EXERCISE INPUTS ::

int dle_wg_taps(const void* x, void* col, int B, int T, int C, int ntaps, int dilation, int left, int64_t ld_x, int dtype,
                hipStream_t stream);
int dle_wg_taps_bwd(const void* dcol, const void* addend, void* dx, int B, int T, int C, int ntaps, int dilation, int left,
                    int64_t ld_add, int64_t ld_dx, int dtype, hipStream_t stream);
int dle_wg_gate_fwd(const void* s, void* acts, int64_t M, int nc, int64_t ld_s, int dtype, hipStream_t stream);
int dle_wg_gate_bwd(const void* dacts, const void* s, void* ds, int64_t M, int nc, int64_t ld_s, int64_t ld_ds, int dtype,
                    hipStream_t stream);
int dle_wg_invconv_fwd(const float* x, const float* W, float* y, void* a0_16, int64_t M, int c, int dtype,
                       hipStream_t stream);
int dle_wg_invconv_bwd_partials(int64_t M);
int dle_wg_invconv_bwd(const float* dy, const float* da0, const float* x, const float* W, const float* WinvT, float* dx,
                       float* dW, const float* scale_dev, float logdet_coef, float* workspace, int64_t M, int c,
                       hipStream_t stream);
int dle_wg_logdet_inv(const float* W, float* logdet, float* WinvT, float* sign, int c, hipStream_t stream);
int dle_wg_coupling_partials(int64_t M);
int dle_wg_coupling_fwd(const float* y, const float* o, float* z, float* logs_partial, int64_t M, int c, hipStream_t stream);
int dle_wg_coupling_bwd(const float* dz, const float* y, const float* o, float* dy, void* d_o16, const float* scale_dev,
                        float logs_coef, int64_t M, int c, int dtype, hipStream_t stream);
int dle_wg_loss(const float* z, const float* logs_partial, int n_logs, const float* logdets, int n_flows, float sigma,
                int64_t M, float* loss_out, float* workspace, hipStream_t stream);
int dle_wg_dz_init(const float* z, float* dz, const float* scale_dev, float coef, int64_t M, hipStream_t stream);
int dle_wg_weight_norm_fwd(const float* v, const float* g, void* w16, int Co, int Ci, int Kt, int Cip, int dtype,
                           hipStream_t stream);
int dle_wg_weight_norm_bwd(const float* dw, const float* v, const float* g, float* dv, float* dg, int Co, int Ci, int Kt,
                           int Cip, hipStream_t stream);
int dle_wg_upsample_weight(const float* w, const float* bias, void* b16, float* bias_rep, int Cm, int ksize, int stride,
                           int dtype, hipStream_t stream);
int dle_wg_upsample_weight_bwd(const float* db, float* dw, int Cm, int ksize, int stride, hipStream_t stream);
int dle_wg_weight_norm_fwd_batched(const int64_t* table_dev, int n_entries, int64_t total_rows, int dtype, hipStream_t stream);
int dle_wg_weight_norm_bwd_batched(const int64_t* table_dev, int n_entries, int64_t total_rows, hipStream_t stream);
int dle_wg_logdet_inv_batched(const float* base, const int64_t* table_dev, float* logdets, float* WinvT, float* signs,
                              int n_flows, hipStream_t stream);
int dle_wg_flow_inv(const float* state, const float* o, const float* WinvT, const float* noise, float* out, void* a0_16,
                    int64_t M, int c, int early, int z_col, float sigma, int next_c, int dtype, hipStream_t stream);
int dle_wg_flow_inv_first(const float* noise, float* out, void* a0_16, int64_t M, int c, float sigma, int dtype,
                          hipStream_t stream);
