__global__ __launch_bounds__(64) void k_imu_raw(char *base, size_t stride, int count) {
  const int g = blockIdx.x * 64 + threadIdx.x;
  if (g >= count * LFVIO_WINDOW_SIZE) return;
  const int slot = g / LFVIO_WINDOW_SIZE, f = g - slot * LFVIO_WINDOW_SIZE;
  Slot *S = reinterpret_cast<Slot *>(base + stride * (size_t)slot);
  const TRFlags fl = tr_flags(&S->tr);
  if (fl.done | !fl.do_lin) return;
  if (!S->imu_active[f] || (S->sharded && !S->pose_side)) return;
  const FrameState *x = &S->x[fl.cur];
  double *raw = S->imu_raw + (size_t)f * IMU_RAW;
  for (int e = 0; e < 450; e++) raw[e] = 0.0;
  imu_raw_residual(&S->imu[f], S->g, x->pose[f], x->sb[f], x->pose[f + 1], x->sb[f + 1], raw + 450);
  imu_raw_jacobian(&S->imu[f], S->g, x->pose[f], x->sb[f], x->pose[f + 1], x->sb[f + 1], raw);
}

constexpr int LIN_ROLE_LM = 1, LIN_ROLE_GRAM = 2, LIN_ROLE_POSE = 4, LIN_ROLE_ALL = 7;
constexpr int LIN_ROLE_POSE_RAW = 8;
constexpr int LIN_LDS_POSE = 1024;
template <int ROLES, bool OFFS = true>
__global__ __launch_bounds__(LIN_THREADS, ROLES == LIN_ROLE_GRAM ? 3 : (ROLES == LIN_ROLE_POSE_RAW ? 6 : 2)) void k_lin(char *base, size_t stride, int mode_bits, int gLw, int gCh) {
  Slot *S = SLOT(base, stride);
  TRState *tr = &S->tr;
  const int mode = mode_bits & (MODE_GATED - 1);
  LSTAMP(21);
  const TRFlags fl = tr_flags(tr);
  int do_lin = fl.do_lin, do_schur = fl.do_schur, cur = fl.cur, acc_z = 0;
  double mu = tr->mu;
  int num_succ = tr->num_succ;
  if (mode_bits & MODE_GATED) {
    if (!tail_gate(S, fl.done)) return;
  } else {
    int done = fl.done;
    const bool owner = blockIdx.x == 0 && !(mode_bits & MODE_NOCOUNT);
    if ((mode_bits & MODE_DECIDE) && !done) {
      __shared__ TRDecision dsh;
      if (threadIdx.x < 64) {
        TRHead t = *reinterpret_cast<const TRHead *>(tr);
        const int K = decide_candidates(t);
        DecideSums sm;
        decide_sums(S, t, K, 0, S->nLmBlocks, threadIdx.x, sm);
        if (threadIdx.x == 0) {
          const int az = decide_walk(t, sm, K, 0, S->max_iter, owner ? tr : nullptr);
          decision_from(dsh, t, az);
          if (owner) S->dec = dsh, S->dec_pending = 1;
        }
      }
      __syncthreads();
      do_lin = __builtin_amdgcn_readfirstlane(dsh.do_lin), do_schur = __builtin_amdgcn_readfirstlane(dsh.do_schur);
      cur = __builtin_amdgcn_readfirstlane(dsh.cur), acc_z = __builtin_amdgcn_readfirstlane(dsh.acc_z), done = __builtin_amdgcn_readfirstlane(dsh.done);
      num_succ = __builtin_amdgcn_readfirstlane(dsh.num_succ);
      mu = __hiloint2double(__builtin_amdgcn_readfirstlane(__double2hiint(dsh.mu)), __builtin_amdgcn_readfirstlane(__double2loint(dsh.mu)));
      if (acc_z > 0 && blockIdx.x == gridDim.x - 1 && !(mode_bits & MODE_NOCOUNT)) {
        copy_accepted(S, acc_z, cur, S->N, threadIdx.x, LIN_THREADS);
        if (S->spec_on) {
          __threadfence();
          __syncthreads();
          if (threadIdx.x == 0) spec_publish(S, num_succ, cur);
        }
      } else if (acc_z == 0 && owner && threadIdx.x == 0 && S->spec_on) spec_publish(S, num_succ, cur);
    } else if (owner && threadIdx.x == 0 && mode == MODE_SOLVE && S->spec_on) spec_publish(S, num_succ, cur);
    if (mode == MODE_SOLVE && owner && !done && threadIdx.x == 0) S->passes_used++;
    if (done | (!do_lin & !do_schur)) return;
  }
  LinView lv;
  lv.x = acc_z > 0 ? &S->xE[acc_z > 0 ? acc_z - 1 : 0] : &S->x[cur];
  lv.tab = acc_z > 0 ? &S->tabE[acc_z > 0 ? acc_z - 1 : 0] : &S->tab[cur];
  lv.lam = acc_z > 0 ? (const double *)S->lamE[acc_z > 0 ? acc_z - 1 : 0] : (const double *)S->lam[cur];
  lv.mu = mu;
  __shared__ __attribute__((aligned(16))) double lds[(ROLES & (LIN_ROLE_LM | LIN_ROLE_GRAM)) ? LIN_LDS : LIN_LDS_POSE];
  int b = blockIdx.x;
  if (b < gLw) {
    if (ROLES & LIN_ROLE_LM) {
      const int half = S->lm_half, lmb = half ? LM_BLOCK / 2 : LM_BLOCK;
      const int nblk = ((is_marg(mode) ? marg_plan(S, mode)->N0 : S->N) + lmb - 1) / lmb;
      if (b >= nblk) return;
      double *part = S->schur_part + (size_t)b * SCHUR_LEN;
      if (half) {
        if (do_lin) lin_landmark_role<ROLES == LIN_ROLE_ALL, 8, OFFS>(S, lv, b, mode, lds, part);
        else lin_schur_only_role<8>(S, lv, b, lds, part);
      } else {
        if (do_lin) lin_landmark_role<ROLES == LIN_ROLE_ALL, 4, OFFS>(S, lv, b, mode, lds, part);
        else lin_schur_only_role<4>(S, lv, b, lds, part);
      }
    }
    return;
  }
  if (!do_lin) return;
  b -= gLw;
  if (b < gCh) {
    if (ROLES & LIN_ROLE_GRAM) lin_gram_role<OFFS>(S, lv, b, mode, lds);
    return;
  }
  b -= gCh;
  if (ROLES & (LIN_ROLE_POSE | LIN_ROLE_POSE_RAW)) {
    if (b < LFVIO_WINDOW_SIZE) {
      if (ROLES & LIN_ROLE_POSE_RAW) lin_imu_role<true>(S, lv, b, mode, lds);
      else lin_imu_role<false>(S, lv, b, mode, lds);
      return;
    }
    lin_prior_role<ROLES == LIN_ROLE_ALL>(S, lv, mode, lds);
  }
}

DEV int schur_index(int R, int Cc) {
  const int t = R >> 4, u = Cc >> 4;
  const int tile = t * 5 - (t * (t - 1)) / 2 + (u - t);
  const int row = R & 15, col = Cc & 15;
  return tile * 256 + (row >> 2) * 64 + ((row & 3) << 4) + col;
}

constexpr int HPP_ITEMS = PACKED + KP;
constexpr int HPP_BLOCKS = (HPP_ITEMS + 255) / 256;

DEV int imu_local(int c, int f) {
  if (c < 66) {
    const int fr = c / 6, l = c - 6 * fr;
    if (fr == f) return l;
    if (fr == f + 1) return 15 + l;
    return -1;
  }
  if (c < KC) return -1;
  const int fr = (c - KC) / 9, l = (c - KC) - 9 * fr;
  if (fr == f) return 6 + l;
  if (fr == f + 1) return 21 + l;
  return -1;
}
DEV int col_frame(int c) { return c < 66 ? c / 6 : (c < KC ? -10 : (c - KC) / 9); }
DEV bool pose_terms_here(const Slot *S, int r) { return !S->sharded || S->pose_side == 1 || (S->pose_side == 2 && r >= KC); }

DEV bool col_active(const Slot *S, int c, int mode) {
  if (mode >= MODE_MARG) return true;
  if (!S->est_ex && c >= off_ex() && c < off_ex() + 6) return false;
  if (!S->est_td && c == off_td()) return false;
  return true;
}
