+    int32_t* s_read = s_pack[0]; int32_t* s_needl = s_pack[1]; int32_t* s_sread = s_pack[2];
+    int32_t* s_sneed = s_pack[3];
+    int32_t* s_rank = s_first;
+    const int w0 = w * kPackWindow;
+    const int cnt = min(kPackWindow, n - w0);
+    if (tid < cnt) {
+      const int r = a.order[w0 + tid];
+      s_read[tid] = r;
+      s_needl[tid] = (int)((a.read_off[r + 1] - a.read_off[r] + a.rpl) / a.rpl);
+      s_rank[tid] = 0;
+    }
+    __syncthreads();
+    if (w == 0 && tid == 0) a.cnts[22] = (int32_t)(wall_clock64() - clk0);
+    {
+      const int i = tid & (2 * kLanes - 1);
+      if (i < cnt) {
+        const int ni = s_needl[i];
+        int before = 0;
+        for (int j = tid >> 7; j < cnt; j += 8) {
+          const int nj = s_needl[j];
+          before += (nj > ni) || (nj == ni && j < i);
+        }
+        if (before) atomicAdd(&s_rank[i], before);
       }
-      __builtin_amdgcn_wave_barrier();
-      if (w == 0 && lane == 0) a.cnts[22] = (int32_t)(wall_clock64() - clk0);
-      for (int i = lane; i < cnt; i += kLanes) {
-        const int ni = s_needl[i];
-        int rank = 0;
-        for (int j = 0; j < cnt; j++) {
-          const int nj = s_needl[j];
-          rank += (nj > ni) || (nj == ni && j < i);
-        }
-        s_sread[rank] = s_read[i];
-        s_sneed[rank] = ni;
-      }
-      __builtin_amdgcn_wave_barrier();
-      if (w == 0 && lane == 0) a.cnts[23] = (int32_t)(wall_clock64() - clk0);
+    }
+    __syncthreads();
+    if (tid < cnt) {
+      const int rank = s_rank[tid];
+      s_sread[rank] = s_read[tid];
+      s_sneed[rank] = s_needl[tid];
+    }
+    __syncthreads();
+    if (w == 0 && tid == 0) a.cnts[23] = (int32_t)(wall_clock64() - clk0);
+    if (wave == 0) {
       int head = -1, next_lo = -1, next_hi = -1;
       int bin_lo = 0, off_lo = 0, bin_hi = 0, off_hi = 0;
       uint64_t avail = 0;
@@ -549,64 +575,75 @@
       }
       __builtin_amdgcn_wave_barrier();
       if (w == 0 && lane == 0) a.cnts[26] = (int32_t)(wall_clock64() - clk0);
-    }
-  }
-  if (blk == 0) GKLHIP_PLAN_STAMP(3);
-}
-
-__global__ __launch_bounds__(kPlanBlock) void plan_jobs_kernel(PlanArgs a) {
-  __shared__ int32_t s_i32[kPlanBlock];
-  const int tid = (int)threadIdx.x, lane = tid & 63, wave = tid >> 6;
-  const int nblk = (int)gridDim.x, blk = (int)blockIdx.x;
-  const int n_fail = ld_cnt(a.cnts + 0);
-  if (n_fail == 0) return;
-  const uint64_t clk0 = wall_clock64();
-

EXERCISE BRIEF ::
When copying the data above, please keep exactly the lines from its first line through the line with "int dle_wg_invconv_bwd_partials(int64_t M);", both ends included, and drop the rest.

SOLUTION ::
int dle_wg_taps(const void* x, void* col, int B, int T, int C, int ntaps, int dilation, int left, int64_t ld_x, int dtype,
                hipStream_t stream);
int dle_wg_taps_bwd(const void* dcol, const void* addend, void* dx, int B, int T, int C, int ntaps, int dilation, int left,
                    int64_t ld_add, int64_t ld_dx, int dtype, hipStream_t stream);
int dle_wg_gate_fwd(const void* s, void* acts, int64_t M, int nc, int64_t ld_s, int dtype, hipStream_t stream);
int dle_wg_gate_bwd(const void* dacts, const void* s, void* ds, int64_t M, int nc, int64_t ld_s, int64_t ld_ds, int dtype,
                    hipStream_t stream);
int dle_wg_invconv_fwd(const float* x, const float* W, float* y, void* a0_16, int64_t M, int c, int dtype,
                       hipStream_t stream);
int dle_wg_invconv_bwd_partials(int64_t M);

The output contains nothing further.